In uncertain economic times, it can be difficult to remember those who are most financially vulnerable when we are all feeling the pinch. To effectively support everyone in the workforce, we must first understand who is likely to be most high risk of experiencing financial hardship or instability.
Financial vulnerability can manifest in different ways and is influenced by various economic, social and personal circumstances such as:
- A lack of financial literacy: Financial literacy is the ability and knowledge to make smart decisions with money. Although many of us may think we know how to manage money- almost 3 quarters of people in the UK struggle with financial literacy, according to a survey by Shepherds Friendly.
- A lack of savings: insufficient savings or not having an emergency fund can leave many people without a safety net should something unexpected happen (eg losing a job or medical emergency) 1 in 7 people in the UK have absolutely no savings, 34% have less than £1000 rising to almost half for those 18-24. Younger generations will be financially vulnerable in terms of savings, however many are vulnerable as they have been left with no option but to use savings for covering the essentials.

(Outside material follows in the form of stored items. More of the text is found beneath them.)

__global__ void __launch_bounds__(512) ls_member_l1stats_kernel(const float* __restrict__ members, int64_t pitch, int in,
                                                                double* __restrict__ out) {
    ls_l1stats_row(members + (int64_t)blockIdx.x * pitch, in, out + (size_t)blockIdx.x * LS_L1S);
}

#ifndef LS_GRID_OPP_DEFAULT
#define LS_GRID_OPP_DEFAULT 0
#endif
#ifndef LS_GRID_MEM_DEFAULT
#define LS_GRID_MEM_DEFAULT 0
#endif
constexpr int LS_BT = 16;
constexpr int LS_TAIL_FLOATS = 2056;
constexpr int LS_W1A_FLOATS = H1 * IN_GOOD + 3 * H1;

constexpr int OP_THREADS = 448;
constexpr int OP_PROD = 256;
constexpr int OP_BM = 128, OP_BN = 256, OP_BK = 64, OP_KT = H1 / OP_BK;
constexpr uint32_t OP_A_BYTES = OP_BM * OP_BK * 2;
constexpr uint32_t OP_B_BYTES = OP_BN * OP_BK * 2;
constexpr uint32_t OP_STAGE_BYTES = 2 * OP_A_BYTES + 2 * OP_B_BYTES;
constexpr int OP_STAGES = 2;
constexpr size_t OP_OFF_W1A = (size_t)OP_STAGES * OP_STAGE_BYTES;
constexpr size_t OP_OFF_TAIL = OP_OFF_W1A + (size_t)LS_W1A_FLOATS * 4;
constexpr size_t OP_OFF_BAR = OP_OFF_TAIL + (size_t)LS_TAIL_FLOATS * 4;
constexpr size_t OP_SMEM_MAX = 232448;
constexpr size_t OP_SLACK = OP_SMEM_MAX - (OP_OFF_BAR + 128);
constexpr size_t OP_SMEM = OP_SMEM_MAX;
constexpr uint32_t OP_IDESC = (1u << 4) | ((uint32_t)(OP_BN >> 3) << 17) | ((uint32_t)(OP_BM >> 4) << 24);

struct LsOppParams {
    const float* opp[2];
    int64_t opp_pitch[2];
    int seat[2];
    int K, E, n_tiles, n_jobs;
    int64_t PE;
    int64_t N;
    const float* obs;
    int32_t* act;
    float* gap;
    const float2* l1ms;
    const float* oscale;
    int32_t* status;
    float* logits;
};

template <int IN>
__device__ __forceinline__ void op_produce_chunk(const float* __restrict__ w1a, const float (&x)[4][IN_GOOD],
                                                 const float (&mean)[4], const float (&rstd)[4], float sx, int kt, int c,
                                                 int lane, unsigned char* __restrict__ a_hi,
                                                 unsigned char* __restrict__ a_lo) {
    const float* fc1b = w1a + H1 * IN;
    const float* ln1g = fc1b + H1;
    const float* ln1b = ln1g + H1;
    const int k0 = kt * OP_BK + c * 8;
    uint32_t hi[4][4], lo[4][4];
#pragma unroll
    for (int half = 0; half < 2; ++half) {
        const float4 bb = *reinterpret_cast<const float4*>(fc1b + k0 + 4 * half);
        const float4 gg = *reinterpret_cast<const float4*>(ln1g + k0 + 4 * half);
        const float4 ee = *reinterpret_cast<const float4*>(ln1b + k0 + 4 * half);
        const float bq[4] = {bb.x, bb.y, bb.z, bb.w}, gq[4] = {gg.x * sx, gg.y * sx, gg.z * sx, gg.w * sx},
                    eq[4] = {ee.x * sx, ee.y * sx, ee.z * sx, ee.w * sx};
        float hv[4][4];
#pragma unroll
        for (int qq = 0; qq < 4; ++qq) {
            float w[IN];
            const float2* wr = reinterpret_cast<const float2*>(w1a + (k0 + 4 * half + qq) * IN);
#pragma unroll
            for (int i2 = 0; i2 < IN / 2; ++i2) {
                const float2 v = wr[i2];
                w[2 * i2] = v.x;
                w[2 * i2 + 1] = v.y;
            }
#pragma unroll
            for (int j = 0; j < 4; ++j) {
                float pre = 0.f;
#pragma unroll
                for (int i = 0; i < IN; ++i) pre = fmaf(w[i], x[j][i], pre);
                pre += bq[qq];
                hv[j][qq] = fmaxf(fmaf((pre - mean[j]) * rstd[j], gq[qq], eq[qq]), 0.f);
            }
        }
#pragma unroll
        for (int j = 0; j < 4; ++j)
#pragma unroll
            for (int pr = 0; pr < 2; ++pr) {
                const __half2 h2 = __floats2half2_rn(hv[j][2 * pr], hv[j][2 * pr + 1]);
                const float2 hf = __half22float2(h2);
                const __half2 l2 = __floats2half2_rn(hv[j][2 * pr] - hf.x, hv[j][2 * pr + 1] - hf.y);
                hi[j][2 * half + pr] = *reinterpret_cast<const uint32_t*>(&h2);
                lo[j][2 * half + pr] = *reinterpret_cast<const uint32_t*>(&l2);
            }
    }
#pragma unroll
    for (int j = 0; j < 4; ++j) {
        const int r = lane + 32 * j;
        const int off = r * 128 + ((c ^ (r & 7)) << 4);
        *reinterpret_cast<uint4*>(a_hi + off) = make_uint4(hi[j][0], hi[j][1], hi[j][2], hi[j][3]);
        *reinterpret_cast<uint4*>(a_lo + off) = make_uint4(lo[j][0], lo[j][1], lo[j][2], lo[j][3]);
    }
}

struct Geo {
    static constexpr uint32_t B_BYTES = OP_B_BYTES;
    static constexpr uint32_t STAGE_BYTES = OP_STAGE_BYTES;
    static constexpr int STAGES = OP_STAGES;
    static constexpr int ROWS_PER_JOB = OP_BM;
    static constexpr uint32_t N_FULL = OP_PROD / 32 + 1;
    static constexpr uint32_t N_TEMPTY = 4;
};
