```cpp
std::tuple<torch::Tensor, c10::optional<torch::Tensor>> bias_gelu_bwd(
    torch::Tensor x, c10::optional<torch::Tensor> b, torch::Tensor dy,
    bool want_dbias) {
  CHECK_IN(x);
  CHECK_IN(dy);
  auto dx = torch::empty_like(x);
  const int W = b.has_value() ? (int)b->numel() : (int)x.size(-1);
  const int V = is_bf16(x) ? 8 : 4;
  check_bias_width("bias_gelu_bwd", W, V);
  float* pp = nullptr;
  torch::Tensor partial;
  int P = 0;
  if (want_dbias) {
    P = bias_col_grid_rows(x.numel(), W, V);
    partial = torch::empty({P, W}, x.options().dtype(torch::kFloat32));
    pp = partial.data_ptr<float>();
  }
  auto fn = is_bf16(x) ? bias_gelu_bwd_bf16 : bias_gelu_bwd_f32;
  fn(x.data_ptr(), b.has_value() ? b->data_ptr() : nullptr, dy.data_ptr(), dx.data_ptr(),
     pp, x.numel(), W, cur_stream());
  check_launch("bias_gelu_bwd");
  if (pp != nullptr)
    return {dx, partial.sum(0).to(x.scalar_type())};
  return {dx, c10::nullopt};
}

torch::Tensor colsum(torch::Tensor x, int64_t W) {
  CHECK_IN(x);
  const int64_t R = x.numel() / W;
  const int64_t gxw = std::max<int64_t>(1, (W / 8 + 255) / 256);
  const int P = (int)std::min<int64_t>(std::max<int64_t>(1, 1024 / gxw),
                                       std::max<int64_t>(1, R / 4));
  auto partial = torch::empty({P, W}, x.options().dtype(torch::kFloat32));
  auto out = torch::empty({W}, x.options());
  auto fn = is_bf16(x) ? colsum_bf16 : colsum_f32;
  fn(x.data_ptr(), partial.data_ptr<float>(), out.data_ptr(), R, (int)W, P,
     cur_stream());
  check_launch("colsum");
  out.copy_(partial.sum(0));
// ... 485 lines not shown
  auto out = torch::empty(x.sizes(),
                          x.options().dtype(torch::kFloat8_e4m3fn));
  quant_fp8_bf16(x.data_ptr(), out.data_ptr(), scale.data_ptr<float>(),
                 amax.data_ptr<float>(), x.numel(), cur_stream());
  check_launch("quant_fp8");
  return out;
}

torch::Tensor swiglu_fwd(torch::Tensor x) {
  CHECK_IN(x);
  const int64_t F = x.size(-1) / 2;
  auto sizes = x.sizes().vec();
  sizes.back() = F;
  auto y = torch::empty(sizes, x.options());
  auto fn = is_bf16(x) ? swiglu_fwd_bf16 : swiglu_fwd_f32;
  fn(x.data_ptr(), y.data_ptr(), x.numel() / (2 * F), (int)F, cur_stream());
  check_launch("swiglu_fwd");
  return y;
}

torch::Tensor swiglu_bwd(torch::Tensor x, torch::Tensor dy) {
  CHECK_IN(x);
  CHECK_IN(dy);
  const int64_t F = x.size(-1) / 2;
  auto dx = torch::empty_like(x);
  auto fn = is_bf16(x) ? swiglu_bwd_bf16 : swiglu_bwd_f32;
  fn(x.data_ptr(), dy.data_ptr(), dx.data_ptr(), x.numel() / (2 * F), (int)F,
     cur_stream());
  check_launch("swiglu_bwd");
  return dx;
}

void adamw_step(torch::Tensor chunks, bool bf16_params, double lr, double beta1,
                double beta2, double eps, double wd, double bc1, double bc2,
                double grad_scale) {
  CHECK_IN(chunks);
  TORCH_CHECK(chunks.scalar_type() == torch::kInt64 && chunks.size(1) == 6);
  auto fn = bf16_params ? adamw_step_bf16 : adamw_step_f32;
  fn(chunks.data_ptr(), (int)chunks.size(0), (float)lr, (float)beta1, (float)beta2,
     (float)eps, (float)wd, (float)bc1, (float)bc2, (float)grad_scale, cur_stream());
  check_launch("adamw_step");
}

void l2norm_sq(torch::Tensor chunks, bool bf16_grads, torch::Tensor out) {
  CHECK_IN(chunks);
  TORCH_CHECK(chunks.scalar_type() == torch::kInt64 && chunks.size(1) == 2);
  auto fn = bf16_grads ? l2norm_sq_bf16 : l2norm_sq_f32;
  fn(chunks.data_ptr(), (int)chunks.size(0), out.data_ptr<float>(), cur_stream());
  check_launch("l2norm_sq");
}

PYBIND11_MODULE(TORCH_EXTENSION_NAME, m) {
  m.def("ln_fwd", &ln_fwd);
  m.def("ln_bwd", &ln_bwd);
  m.def("bias_gelu_fwd", &bias_gelu_fwd);
  m.def("bias_gelu_bwd", &bias_gelu_bwd);
  m.def("colsum", &colsum);
  m.def("bias_dropout_res_fwd", &bias_dropout_res_fwd);
  m.def("bias_dropout_res_bwd", &bias_dropout_res_bwd);
  m.def("softmax_fwd", &softmax_fwd);
  m.def("softmax_bwd", &softmax_bwd);
  m.def("lt_gelu_aux_bias", &lt_gelu_aux_bias);
  m.def("lt_dgelu_bgrad", &lt_dgelu_bgrad);
  m.def("lt_epilogues_available", &lt_epilogues_available);
  m.def("gemm_dw", &gemm_dw);
  m.def("flash_decode", &flash_decode, py::arg("q"), py::arg("k"), py::arg("v"),
        py::arg("scale"), py::arg("kv_len"),
        py::arg("alibi_slopes") = py::none(), py::arg("window") = 0);
  m.def("embedding_fwd", &embedding_fwd);
  m.def("embedding_bwd", &embedding_bwd);
  m.def("flash_fwd", &flash_fwd, py::arg("q"), py::arg("k"), py::arg("v"),
        py::arg("scale"), py::arg("p_drop"), py::arg("seed"), py::arg("causal"),
        py::arg("kv_len"), py::arg("alibi_slopes") = py::none(), py::arg("window") = 0,
        py::arg("rel_bias") = py::none(), py::arg("doc_start") = py::none(),
        py::arg("doc_end") = py::none());
  m.def("flash_bwd", &flash_bwd, py::arg("q"), py::arg("k"), py::arg("v"),
        py::arg("o"), py::arg("dout"), py::arg("lse"), py::arg("scale"),
        py::arg("p_drop"), py::arg("seed"), py::arg("causal"), py::arg("dqkv"),
        py::arg("kv_len"), py::arg("alibi_slopes") = py::none(), py::arg("window") = 0,
        py::arg("rel_bias") = py::none(), py::arg("doc_start") = py::none(),
        py::arg("doc_end") = py::none());
  m.def("attn_dropout_apply", &attn_dropout_apply);
  m.def("ce_fwd", &ce_fwd);
  m.def("ce_bwd", &ce_bwd);
  m.def("rope", &rope, py::arg("x"), py::arg("cos_t"), py::arg("sin_t"),
        py::arg("pos0"), py::arg("bwd"), py::arg("pos_ids") = py::none());
  m.def("rope_kv_insert", &rope_kv_insert);
  m.def("quant_fp8", &quant_fp8);
  m.def("res_norm_fwd", &res_norm_fwd);
  m.def("swiglu_fwd", &swiglu_fwd);
  m.def("swiglu_bwd", &swiglu_bwd);
  m.def("adamw_step", &adamw_step);
  m.def("l2norm_sq", &l2norm_sq);
  m.def("adamw_chunk_elems", &adamw_chunk_elems);
}
```

### libai_amd/layers/attention.py

```python

import math

import torch
from torch import nn

from ..ops.fused_bias import bias_dropout_add
from ..ops.softmax import fused_scale_mask_softmax

_DUMMY_TABS = {}


def _dummy_tab(device):
    key = str(device)
    if key not in _DUMMY_TABS:
        _DUMMY_TABS[key] = torch.zeros(1, dtype=torch.float32, device=device)
    return _DUMMY_TABS[key]


def _rel_table_fits(table, num_heads, s, device):
    return (
        table.dtype == torch.float32
        and table.device == device
        and tuple(table.shape) == (num_heads, 2 * s - 1)
    )
# ... 33 lines not shown
        self.head_size = hidden_size // num_attention_heads
        dutil = du.get_dist_util()
        tp = dutil.tensor_parallel_size
        assert num_attention_heads % tp == 0, (num_attention_heads, tp)
        self.num_heads_local = num_attention_heads // tp
        self.attn_mask_type = attn_mask_type
        self.attention_dropout_prob = attention_dropout_prob
        self.output_dropout_prob = output_dropout_prob
        self.layer_idx = layer_idx
        self.is_cross_attention = is_cross_attention
        self.sequence_parallel = sequence_parallel
        assert not (sequence_parallel and is_cross_attention), \
            "sequence parallelism is wired for self-attention blocks only"

        self.norm_factor = 1.0 / math.sqrt(self.head_size)
        self.coeff = None
        if apply_query_key_layer_scaling:
            self.coeff = float(layer_idx + 1)
            self.norm_factor /= self.coeff

        output_layer_init_method = output_layer_init_method or init_method
        if is_cross_attention:
            self.query = Linear1D(hidden_size, hidden_size, parallel="col",
                                  init_method=init_method, layer_idx=layer_idx)
            self.key_value = Linear1D(hidden_size, 2 * hidden_size, parallel="col",
                                      init_method=init_method, layer_idx=layer_idx)
        else:
            self.query_key_value = Linear1D(hidden_size, 3 * hidden_size, parallel="col",
                                            init_method=init_method,
                                            sequence_parallel=sequence_parallel,
                                            layer_idx=layer_idx)
        self.dense = Linear1D(hidden_size, hidden_size, parallel="row",
                              init_method=output_layer_init_method,
                              skip_bias_add=True,
                              sequence_parallel=sequence_parallel,
                              layer_idx=layer_idx)

    def _split_heads(self, x, n):
        b, s, _ = x.shape
        x = x.view(b, s, self.num_heads_local, n * self.head_size)
        return x.permute(0, 2, 1, 3).chunk(n, dim=-1)

    def forward(
        self,
        hidden_states,
        encoder_states=None,
        attention_mask=None,
        past_key_value=None,
        use_cache=False,
        residual=None,
        position_bias=None,
        static_cache=None,
        position=None,
    ):
        if static_cache is not None:
            from ..ops._ext import ext
            from ..ops.attention import flash_decode_attn

            ck, cv, kv_len32 = static_cache
            qkv = self.query_key_value(hidden_states)
            b, s, _ = hidden_states.shape
            nh, hs = self.num_heads_local, self.head_size
            qkv4 = qkv.view(b, s, nh, 3 * hs)
            q, k, v = (qkv4[..., :hs], qkv4[..., hs:2 * hs], qkv4[..., 2 * hs:])
            dummy = _dummy_tab(hidden_states.device)
            qo = ext().rope_kv_insert(q, k, v, ck, cv, dummy, dummy,
                                      position, False)
            scale_c = self.norm_factor * (self.coeff if self.coeff else 1.0)
            ctx = flash_decode_attn(qo, ck, cv, scale_c, kv_len=kv_len32)
            context = ctx.permute(0, 2, 1, 3).reshape(b, 1, nh * hs)
            return self.dense(context)

        from ..ops.attention import bias_alibi_slopes, bias_rel_table

        slopes = bias_alibi_slopes(position_bias)
        bias_fusable = position_bias is None or slopes is not None
        rel_table = bias_rel_table(position_bias) if slopes is None else None

        if (
            not self.is_cross_attention
            and past_key_value is None
            and not use_cache
            and (bias_fusable or rel_table is not None)
        ):
            from ..ops.attention import (
                flash_attention_available,
                flash_attention_qkv,
                mask_kv_len,
            )

            b, s, _ = hidden_states.shape
            if self.sequence_parallel:
                s = s * du.get_dist_util().tensor_parallel_size
            if flash_attention_available(
                self.head_size, hidden_states.dtype, hidden_states.device, s, s,
                attention_mask,
            ) and (rel_table is None or _rel_table_fits(
                rel_table, self.num_heads_local, s, hidden_states.device
            )):
                qkv = self.query_key_value(hidden_states)
                qkv5 = qkv.view(b, s, self.num_heads_local, 3, self.head_size)
                o = flash_attention_qkv(
                    qkv5,
                    scale=self.norm_factor * (self.coeff if self.coeff else 1.0),
                    p_drop=self.attention_dropout_prob,
                    causal=self.attn_mask_type == AttnMaskType.causal,
                    training=self.training,
                    kv_len=mask_kv_len(attention_mask),
                    alibi_slopes=slopes,
                    rel_bias=rel_table,
                )
                context = o.reshape(b, s, self.num_heads_local * self.head_size)
                out, bias = self.dense(context)
                return bias_dropout_add(
                    out, bias=bias, residual=residual, p=self.output_dropout_prob,
                    training=self.training,
                )

        if self.is_cross_attention:
            q = self._split_heads(self.query(hidden_states), 1)[0]
            if past_key_value is not None:
                k, v = past_key_value
            else:
                k, v = self._split_heads(self.key_value(encoder_states), 2)
        else:
            q, k, v = self._split_heads(self.query_key_value(hidden_states), 3)
            if past_key_value is not None:
                pk, pv = past_key_value
                k = torch.cat([pk, k], dim=2)
                v = torch.cat([pv, v], dim=2)
        present = (k, v) if use_cache else None

        scale_d = self.norm_factor * (self.coeff if self.coeff else 1.0)
        if (
            past_key_value is not None
            and attention_mask is None
            and bias_fusable
            and not self.is_cross_attention
        ):
            from ..ops.attention import (
                decode_attention_available,
                flash_decode_attn,
            )

            if decode_attention_available(q, self.head_size):
                ctx = flash_decode_attn(q.contiguous(), k, v, scale_d,
                                        alibi_slopes=slopes)
                b, nh, _, hs = ctx.shape
                context = ctx.permute(0, 2, 1, 3).reshape(b, 1, nh * hs)
                out, bias = self.dense(context)
                out = bias_dropout_add(
                    out, bias=bias, residual=residual,
                    p=self.output_dropout_prob, training=self.training,
                )
                return (out, present) if use_cache else out

        scores = torch.matmul(q, k.transpose(-1, -2))
        scale = self.norm_factor * (self.coeff if self.coeff else 1.0)
        if position_bias is not None:
            scores = scores * scale + position_bias
            scale = 1.0
        causal = self.attn_mask_type == AttnMaskType.causal and past_key_value is None
        probs = fused_scale_mask_softmax(
            scores,
            pad_mask=attention_mask,
            scale=scale,
            p=self.attention_dropout_prob,
            causal=causal,
            training=self.training,
        )
        context = torch.matmul(probs, v)
        b, nh, sq, hs = context.shape
        context = context.permute(0, 2, 1, 3).reshape(b, sq, nh * hs)

        out, bias = self.dense(context)
        out = bias_dropout_add(
            out, bias=bias, residual=residual, p=self.output_dropout_prob,
            training=self.training,
        )
        if use_cache:
            return out, present
        return out

    def extra_repr(self):
        return (
            f"hidden_size={self.hidden_size}, num_heads={self.num_heads}, "
            f"layer_idx={self.layer_idx}, mask={self.attn_mask_type}"
        )
```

Providing financial education/workshops or access to financial advisors can help staff better understand their savings and investments and make more informed financial decisions- helping to reduce financial vulnerability in terms of saving. Financial advisors can offer personalised advice and help reduce financial burden with various tools and strategies.
- High levels of debt: In the current economy, many are forced to use credit cards to cover essentials or take out high-interest loans that could make it difficult to manage monthly repayments on top of bills. Research by Nationwide found that 63% of people in the UK are worried about finances and their ability to cover essentials and almost 4 in 10 have had to use credit cards to pay for essential household bills (those earning up to £25,000. For those earning £45k-50k this figure increases to 44%).
Half of people in problem debt have a mental health problem (Money and Mental Health) ensuring the right level of help and support is easily accessible is crucial to help protect mental health as the economy does not look to be improving any time soon. Almost 40% of people with a mental health problem say their financial situation worsens it (Money and Mental Health) with long waiting lists and overburdened mental health services, robust EAPs can help bridge the care gap for many in need of clinical mental health support.
Access to money management programmes or signposting to debt masterclasses help to establish repayment plans and future strategies to avoid debt further accumulating and protect current states of financial wellbeing. Employers should offer a degree of flexibility with working environments/hours (where possible) to help employees make savings that suit them – eg staying home to save on the commute or going into the office more often to save on household bills.
- Child/care responsibilities: According to research by YouGov, almost a quarter (24%) of parents in the UK have skipped a meal in the last year to feed their children. Unfortunately, that leaves many women more financially vulnerable than men in the current economy. A report by Legal & General found that the average salary for a woman in the UK is £23k, compared to £31k for men. Additionally, the Centre for Progressive Policy found that In fact, almost half of working women do 45+ hours of unpaid care work each week, compared to an average of 17 by men – leaving women in a disproportionately more vulnerable position than men.
It is crucial employers are fair and actively working towards closing the gender pay gap, ensuring women are paid the same as male counterparts for the same jobs/responsibilities and are offered progression opportunities to increase their salaries and meet career goals.
- Unforeseen circumstances: such as an illness or loss of a breadwinner can spiral financial insecurity and may impact an entire family. Salaries are only stretching far enough and need to ensure they are realistically set to deal with inflation and the cost of living. Providing benefits such as group income protection can help offer peace of mind should something unexpected happen, helping employees remain financially stable in the face of uncertainty.
Offering financial help such as access to discounts or helping cover costs of health and wellbeing benefits can help protect employee wellbeing and provide access to things vulnerable cohorts may otherwise be unable to afford. Eg:
- 28% of employees chose Retail & Leisure Discounts as their top benefit.
- 22% of employees chose Free/Discounted Gym Memberships as their top benefit.
- Only 6% of employers believe their organisation is very good at supporting budgeting and money management.
- 48% of employers do not offer financial wellbeing benefits/services.
Regular check ins and communications to remind employees of what is available to them may increase utilisation and help keep support front of mind for when it is needed most.
It is important for employers to remember that a safe and supportive environment to help meet all employee’s financial needs is an ongoing effort. Data driven decisions are key. Regularly and proactively assessing the effectiveness of implemented initiatives is needed to ensure employee’s evolving needs are being met.